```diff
@@ -548,10 +604,12 @@
     if (tile_w > 0) {
         const int lgh = (tile_w >> 28) & 3, lgw = 6 - lgh;
         const int64_t width = tile_w & 0x0fffffff;
-        const int64_t tile = i >> 6, tpr = width >> lgw;
-        const int lane = (int)(i & 63);
-        const int64_t ty = tile / tpr, tx = tile - ty * tpr;
-        i = ((ty << lgh) + (lane >> lgw)) * width + (tx << lgw) + (lane & ((1 << lgw) - 1));
+        static_assert(BS % 64 == 0, "a wave is one tile");
+        const uint32_t wave = (uint32_t)__builtin_amdgcn_readfirstlane((int)(threadIdx.x >> 6));
+        const uint32_t tile = (uint32_t)blk * (uint32_t)(BS / 64) + wave, tpr = (uint32_t)(width >> lgw);
+        const int lane = (int)(threadIdx.x & 63);
+        const uint32_t ty = tile / tpr, tx = tile - ty * tpr;
+        i = (((int64_t)ty << lgh) + (lane >> lgw)) * width + ((int64_t)tx << lgw) + (lane & ((1 << lgw) - 1));
     }
     tr_counters cnt = {0, 0, 0};
     if (MODE == 4) {
diff --git a/trimesh-ray-optix_amd/csrc/tr_bvh.h b/trimesh-ray-optix_amd/csrc/tr_bvh.h
--- a/trimesh-ray-optix_amd/csrc/tr_bvh.h
+++ b/trimesh-ray-optix_amd/csrc/tr_bvh.h
@@ -384,6 +384,41 @@
     st.p0 = -1; st.p1 = -1; st.p2 = -1; st.pe = -1;
 }
 
+struct tr_plain_w {};
+template <>
+struct tr_state_t<tr_plain_w> {
+    int32_t node;
+    uint32_t sp;
+    int32_t p0, p1, p2;
+    int32_t pe;
+};
+typedef tr_state_t<tr_plain_w> tr_pstate;
+TR_HD void tr_state_init(tr_pstate& st) {
+    st.node = 0; st.sp = 0;
+    st.p0 = -1; st.p1 = -1; st.p2 = -1; st.pe = -1;
+}
+TR_HD void tr_plain_push(const tr_ring ring, uint32_t& sp, int32_t node) {
+    if (sp < 2u * TR_RING) {
+        tr_ring_put(ring, sp >> 1, node);
+        sp += 2u;
+    } else {
+        sp |= 1u;
+    }
+}
+TR_HD int32_t tr_plain_pop(const tr_ring ring, uint32_t& sp) {
+    if (sp < 2u) return -1;
+    sp -= 2u;
+    return tr_ring_get(ring, sp >> 1);
+}
+TR_HD bool tr_plain_lost(uint32_t sp) { return (sp & 1u) != 0; }
+TR_HD bool tr_plain_can_give(uint32_t sp, uint32_t bot) { return (sp >> 1) > bot; }
+TR_HD int32_t tr_plain_give(const tr_ring ring, uint32_t& bot) {
+    const int32_t node = tr_ring_get(ring, bot);
+    tr_ring_put(ring, bot, -1);
+    bot++;
+    return node;
+}
+
 template <typename W>
 TR_HD bool tr_pending(const tr_state_t<W>& st) { return st.p0 >= 0 || st.p1 >= 0; }
 template <typename W>
@@ -620,7 +655,18 @@
         st.p1 = hb ? xi : (two ? i1 : -1);
         st.p2 = (hb && two) ? i1 : -1;
     }
-    if (go) {
+    if constexpr (std::is_same<W, tr_plain_w>::value) {
+        if (go) {
+            if (h0 || h1) {
+                const bool both = h0 && h1;
+                const bool swap = (both && tn1 < tn0) || !h0;
+                if (both) tr_plain_push(ring, st.sp, swap ? c0 : c1);
+                st.node = swap ? c1 : c0;
+            } else {
+                st.node = tr_plain_pop(ring, st.sp);
+            }
+        }
+    } else if (go) {
         if (h0 || h1) {
             const bool both = h0 && h1;
             const bool swap = (both && tn1 < tn0) || !h0;
@@ -799,6 +845,18 @@
 }
 
 template <int Q, int K, bool STATS>
+TR_HD void tr_traverse_more(const tr_bvh_view& b, const tr_ray& r, tr_result& res, tr_topk<K>& top, tr_counters* cnt) {
+    if (Q == TR_Q_ANY && res.best_face >= 0) return;
+    tr_state st;
+    tr_state_init(st);
+    while (!tr_done(st)) {
+        if (tr_pending(st)) tr_leaf_step<Q, K, STATS>(b, r, st, res, top, cnt);
+        else tr_node_step<Q, STATS>(b, r, st, res, cnt, tr_ring{nullptr, 0});
+        TR_CONVERGE();
+    }
+}
+
+template <int Q, int K, bool STATS>
 TR_HD void tr_traverse(const tr_bvh_view& b, const tr_ray& r, bool valid, tr_result& res,
                        tr_topk<K>& top, tr_counters* cnt, const tr_ring ring = tr_ring{nullptr, 0}) {
     tr_result_init(res);
```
■ ■ ■ ■ ■ ■ ■
- **Exercise instructions**: A copy of each line in the data above that holds the string "csrc" is needed.

- **Answer box**:
diff --git a/trimesh-ray-optix_amd/csrc/tr_bvh.h b/trimesh-ray-optix_amd/csrc/tr_bvh.h
--- a/trimesh-ray-optix_amd/csrc/tr_bvh.h
+++ b/trimesh-ray-optix_amd/csrc/tr_bvh.h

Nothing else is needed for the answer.